Task: In the entries that follow, which lines hold the string "stream"? List them.

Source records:
# DCASE-REPO/DESED_task

Measured on AMD Instinct MI355X. Metric: 10s-clips/sec CRNN mean-teacher train @batch48, higher is better.
Workload: dtype f32 (fp32 storage and accumulation; the dense contractions of the wide layers run as split-bf16 MFMA, 3 bf16 products per fp32 product, fp32-level accuracy; everything else exact f32)

## Files before the change

### desed_task_amd/csrc/sed_conv.hip

```cpp
#include "sed_common.h"

__global__ __launch_bounds__(256) void pack_weights_kernel(const float* __restrict__ W, float* __restrict__ Wf,
                                                           float* __restrict__ Wd, int COUT, int CIN) {
    const int i = blockIdx.x * 256 + threadIdx.x;
    if (i >= COUT * CIN * 9) return;
    const int b = i % 3, a = (i / 3) % 3, ci = (i / 9) % CIN, co = i / (9 * CIN);
    const float w = W[i];
    Wf[((a * 3 + b) * CIN + ci) * COUT + co] = w;
    if (Wd) Wd[(((2 - a) * 3 + (2 - b)) * COUT + co) * CIN + ci] = w;
}
SED_API int sed_conv_pack_weights(const float* W, float* Wf, float* Wd, int COUT, int CIN, void* stream) {
    const int n = COUT * CIN * 9;
    SED_LAUNCH(pack_weights_kernel, dim3((n + 255) / 256), dim3(256), 0, (hipStream_t)stream, W, Wf, Wd, COUT, CIN);
    return sed_check_launch();
}
struct PackJobs {
    const float* W[8];
    float* Wf[8];
    float* Wd[8];
    int cout[8], cin[8], start[9];
    int n;
};
__global__ __launch_bounds__(256) void pack_weights_multi_kernel(PackJobs jobs) {
    const int i = blockIdx.x * 256 + threadIdx.x;
    if (i >= jobs.start[jobs.n]) return;
    int j = 0;
#pragma unroll
    for (int q = 1; q < 8; ++q) j += (q < jobs.n && i >= jobs.start[q]) ? 1 : 0;
    const int e = i - jobs.start[j], COUT = jobs.cout[j], CIN = jobs.cin[j];
    const int b = e % 3, a = (e / 3) % 3, ci = (e / 9) % CIN, co = e / (9 * CIN);
    const float w = jobs.W[j][e];
    jobs.Wf[j][((a * 3 + b) * CIN + ci) * COUT + co] = w;
    if (jobs.Wd[j]) jobs.Wd[j][(((2 - a) * 3 + (2 - b)) * COUT + co) * CIN + ci] = w;
}
SED_API int sed_conv_pack_multi(int n, const void* const* W, void* const* Wf, void* const* Wd, const int* cout, const int* cin,
                                   void* stream) {
    if (n < 1 || n > 8) return SED_ERR_ARG;
    PackJobs jobs;
    int tot = 0;
    for (int j = 0; j < n; ++j) {
        jobs.W[j] = (const float*)W[j]; jobs.Wf[j] = (float*)Wf[j]; jobs.Wd[j] = Wd ? (float*)Wd[j] : nullptr;
        jobs.cout[j] = cout[j]; jobs.cin[j] = cin[j]; jobs.start[j] = tot;
        tot += cout[j] * cin[j] * 9;
    }
    for (int j = n; j < 8; ++j) { jobs.W[j] = nullptr; jobs.Wf[j] = nullptr; jobs.Wd[j] = nullptr; jobs.cout[j] = 0; jobs.cin[j] = 0; jobs.start[j] = tot; }
    jobs.start[n] = tot;
    jobs.start[8] = tot;
    jobs.n = n;
    SED_LAUNCH(pack_weights_multi_kernel, dim3((tot + 255) / 256), dim3(256), 0, (hipStream_t)stream, jobs);
    return sed_check_launch();
}

__global__ __launch_bounds__(1024) void wgrad_reduce_kernel(const float* __restrict__ parts, float* __restrict__ dW, int nparts,
                                                            int COUT, int CIN) {
    __shared__ float4 red[64][16];
    const int tid = threadIdx.x, col = tid & 15, grp = tid >> 4, G = blockDim.x >> 4;
    const int j = blockIdx.x * 64 + 4 * col;
    const int n = 9 * CIN * COUT;
    float4 acc = make_float4(0.f, 0.f, 0.f, 0.f);
    if (j < n) {
#pragma unroll 4
        for (int p = grp; p < nparts; p += G) {
            const float4 v = *(const float4*)(parts + (size_t)p * n + j);
            acc.x += v.x; acc.y += v.y; acc.z += v.z; acc.w += v.w;
        }
    }
    red[grp][col] = acc;
    __syncthreads();
    if (grp == 0 && j < n) {
        for (int g = 1; g < G; ++g) { const float4 v = red[g][col]; acc.x += v.x; acc.y += v.y; acc.z += v.z; acc.w += v.w; }
        const int co = j % COUT, ci = (j / COUT) % CIN, tap = j / (COUT * CIN);
        float* d = dW + ((size_t)co * CIN + ci) * 9 + tap;
        d[0] = acc.x; d[(size_t)CIN * 9] = acc.y; d[(size_t)2 * CIN * 9] = acc.z; d[(size_t)3 * CIN * 9] = acc.w;
    }
}
static inline int wgrad_parts(int CIN, int COUT, int B, int T, int F) {
    if (CIN <= 32) {
        const int TF = F >= 32 ? 32 : F, TR = 128 / TF;
        const int ntiles = B * ((T + TR - 1) / TR) * (F / TF);
        int cap = CIN <= 16 ? 1024 : 512;
        if (sed_tuning[SED_TUNE_WGRAD_CAP] > 0) cap = sed_tuning[SED_TUNE_WGRAD_CAP];
        return ntiles < cap ? ntiles : cap;
    }
    const int ntiles = (B * T * F + 63) / 64;
    return ntiles < 56 ? ntiles : 56;
}
static inline bool wgrad_row_ok(int CIN, int COUT, int F) {
    return F >= 8 && 64 % F == 0 && COUT == 128 && (CIN == 64 || CIN == 128);
}
static inline int wgrad_row_parts(int CIN, int B, int T, int F) {
    const int ntiles = (B * T * F + 63) / 64, cap = CIN == 64 ? 168 : 84;
    return ntiles < cap ? ntiles : cap;
}
SED_API long long sed_conv_wgrad_scratch_floats(int B, int T, int F, int CIN, int COUT) {
    int parts = wgrad_parts(CIN, COUT, B, T, F);
    if (wgrad_row_ok(CIN, COUT, F) && wgrad_row_parts(CIN, B, T, F) > parts) parts = wgrad_row_parts(CIN, B, T, F);
    return (long long)parts * 9 * CIN * COUT;
}

#define CONV_THREADS(COUT) ((COUT) >= 64 ? 512 : 256)

template <int CIN, int COUT, int TF, int MP = 128>
struct ConvCfg {
    static constexpr int TR = MP / TF;
    static constexpr int PW = TF + 2, PH = TR + 2, PP = PW * PH;
    static constexpr int CK = CIN < 32 ? CIN : 32;
    static constexpr int CKP = CK + 1;
    static constexpr int NCH = CIN / CK;
    static constexpr int NT = (COUT + 31) / 32;
    static constexpr int WM = MP / 32;
    static constexpr int THREADS = CONV_THREADS(COUT);
    static constexpr int WN = THREADS / 64 / WM;
    static constexpr int NTW = NT / WN;
    static_assert(NTW >= 1 && NTW * WN == NT, "wave split must tile COUT");
    static constexpr int WCH = CK * COUT;
    static constexpr int PATCH_F = (PP * CKP + 3) & ~3;
    static constexpr int SMEM = (PATCH_F + 2 * WCH) * 4;
};

template <int CIN, int COUT, int TF, bool STATS, int MP = 128>
__global__ __launch_bounds__(CONV_THREADS(COUT)) void conv3x3_kernel(const float* __restrict__ x, const float* __restrict__ Wp,
                                                      const float* __restrict__ bias, float* __restrict__ y,
                                                      float* __restrict__ partial, int B, int T, int F) {
    using Cfg = ConvCfg<CIN, COUT, TF, MP>;
    constexpr int TR = Cfg::TR, PW = Cfg::PW, PP = Cfg::PP, CK = Cfg::CK, CKP = Cfg::CKP, NCH = Cfg::NCH, NT = Cfg::NT,
                  WCH = Cfg::WCH, NTW = Cfg::NTW, THREADS = Cfg::THREADS, WM = Cfg::WM;
    SED_DYN_SMEM(smem);
    float* patch = (float*)smem;
    float* wbuf = patch + Cfg::PATCH_F;
    const int tid = threadIdx.x, lane = tid & 63, w = (tid >> 6) % WM, wn = (tid >> 6) / WM, lo = lane & 31, hi = lane >> 5;
    const int ftiles = F / TF, ttiles = (T + TR - 1) / TR;
    const int bid = blockIdx.x;
    const int ft = bid % ftiles, tt = (bid / ftiles) % ttiles, b = bid / (ftiles * ttiles);
    const int t0 = tt * TR, f0 = ft * TF;
    const int p = 32 * w + lo;
    const int abase = ((p / TF) * PW + (p % TF)) * CKP + hi;

    f32x16 acc[NTW];
#pragma unroll
    for (int nt = 0; nt < NTW; ++nt) acc[nt] = f32x16_zero();

    constexpr int WV = (WCH / 4 + THREADS - 1) / THREADS;
    float4 wreg[WV];

    for (int cc = 0; cc < NCH; ++cc) {
        constexpr int V = CK / 4;
        {
            constexpr int NLD = (PP * V + THREADS - 1) / THREADS;
            float4 ld[NLD];
#pragma unroll
            for (int u = 0; u < NLD; ++u) {
                const int idx = tid + THREADS * u;
                const int pix = idx / V, v = idx - pix * V;
                const int i = pix / PW, j = pix - i * PW;
                const int t = t0 - 1 + i, f = f0 - 1 + j;
                ld[u] = make_float4(0.f, 0.f, 0.f, 0.f);
                if (idx < PP * V && t >= 0 && t < T && f >= 0 && f < F)
                    ld[u] = *(const float4*)(x + (((size_t)b * T + t) * F + f) * CIN + cc * CK + 4 * v);
            }
#pragma unroll
            for (int u = 0; u < NLD; ++u) {
                const int idx = tid + THREADS * u;
                if (idx < PP * V) {
                    const int pix = idx / V, v = idx - pix * V;
                    float* d = patch + pix * CKP + 4 * v;
                    d[0] = ld[u].x; d[1] = ld[u].y; d[2] = ld[u].z; d[3] = ld[u].w;
                }
            }
        }
        {
            const float4* src = (const float4*)(Wp + ((size_t)0 * CIN + cc * CK) * COUT);
#pragma unroll
            for (int i = 0; i < WV; ++i) {
                const int idx = tid + THREADS * i;
                if (idx < WCH / 4) ((float4*)wbuf)[idx] = src[idx];
            }
        }
        __syncthreads();
#pragma unroll 1
        for (int tap = 0; tap < 9; ++tap) {
            if (tap + 1 < 9) {
                const float4* src = (const float4*)(Wp + ((size_t)(tap + 1) * CIN + cc * CK) * COUT);
#pragma unroll
                for (int i = 0; i < WV; ++i) {
                    const int idx = tid + THREADS * i;
                    float4 wv = make_float4(0.f, 0.f, 0.f, 0.f);
                    if (idx < WCH / 4) wv = src[idx];
                    wreg[i] = wv;
                }
            }
            const float* wb = wbuf + (tap & 1) * WCH;
            const float* ap = patch + abase + ((tap / 3) * PW + (tap % 3)) * CKP;
#pragma unroll
            for (int k = 0; k < CK; k += 2) {
                const float av = ap[k];
#pragma unroll
                for (int nt = 0; nt < NTW; ++nt) {
                    const float bv = (COUT >= 32 || lo < COUT) ? wb[(k + hi) * COUT + (wn * NTW + nt) * 32 + lo] : 0.f;
                    acc[nt] = mfma32(av, bv, acc[nt]);
                }
            }
            if (tap + 1 < 9) {
                float4* dst = (float4*)(wbuf + ((tap + 1) & 1) * WCH);
#pragma unroll
                for (int i = 0; i < WV; ++i) {
                    const int idx = tid + THREADS * i;
                    if (idx < WCH / 4) dst[idx] = wreg[i];
                }
            }
            __syncthreads();
        }
    }
    float* red = wbuf;
#pragma unroll
    for (int nt = 0; nt < NTW; ++nt) {
        const int co = (wn * NTW + nt) * 32 + lo;
        const float bv = (bias != nullptr && co < COUT) ? bias[co] : 0.f;
        float s = 0.f, s2 = 0.f;
#pragma unroll
        for (int r = 0; r < 16; ++r) {
            const int pp = 32 * w + mfma32_row(r, lane);
            const int t = t0 + pp / TF, f = f0 + pp % TF;
            if (t < T && co < COUT) {
                const float v = acc[nt][r] + bv;
                y[(((size_t)b * T + t) * F + f) * COUT + co] = v;
                s += v;
                s2 += v * v;
            }
        }
        if (STATS) {
            s += __shfl_xor(s, 32);
            s2 += __shfl_xor(s2, 32);
            if (hi == 0) {
                red[(w * 2 + 0) * (NT * 32) + co] = s;
                red[(w * 2 + 1) * (NT * 32) + co] = s2;
            }
        }
    }
    if (STATS) {
        __syncthreads();
        if (tid < 2 * COUT) {
            const int which = tid / COUT, co = tid - which * COUT;
            float v = 0.f;
#pragma unroll
            for (int ww = 0; ww < WM; ++ww) v += red[(ww * 2 + which) * (NT * 32) + co];
// ... 328 lines not shown
    bf16_split2(a, b, h.x, l.x);
    bf16_split2(c, d, h.y, l.y);
    *(uint2*)hi_row = h;
    *(uint2*)lo_row = l;
}
__device__ __forceinline__ void wgb_store_block(const float4 v0, const float4 v1, const float4 v2, const float4 v3,
                                                unsigned short* __restrict__ hi_plane, unsigned short* __restrict__ lo_plane,
                                                int cq, int pq, int RS) {
    const int r0 = 4 * cq, f0 = (r0 ^ cq) & 7;
    const int o0 = r0 * RS + 4 * (pq ^ (2 * f0)), o1 = (r0 + 1) * RS + 4 * (pq ^ (2 * (f0 ^ 1)));
    const int o2 = (r0 + 2) * RS + 4 * (pq ^ (2 * (f0 ^ 2))), o3 = (r0 + 3) * RS + 4 * (pq ^ (2 * (f0 ^ 3)));
    wgb_store_row(v0.x, v1.x, v2.x, v3.x, hi_plane + o0, lo_plane + o0);
    wgb_store_row(v0.y, v1.y, v2.y, v3.y, hi_plane + o1, lo_plane + o1);
    wgb_store_row(v0.z, v1.z, v2.z, v3.z, hi_plane + o2, lo_plane + o2);
    wgb_store_row(v0.w, v1.w, v2.w, v3.w, hi_plane + o3, lo_plane + o3);
}
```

Output:
SED_API int sed_conv_pack_weights(const float* W, float* Wf, float* Wd, int COUT, int CIN, void* stream) {
    SED_LAUNCH(pack_weights_kernel, dim3((n + 255) / 256), dim3(256), 0, (hipStream_t)stream, W, Wf, Wd, COUT, CIN);
                                   void* stream) {
    SED_LAUNCH(pack_weights_multi_kernel, dim3((tot + 255) / 256), dim3(256), 0, (hipStream_t)stream, jobs);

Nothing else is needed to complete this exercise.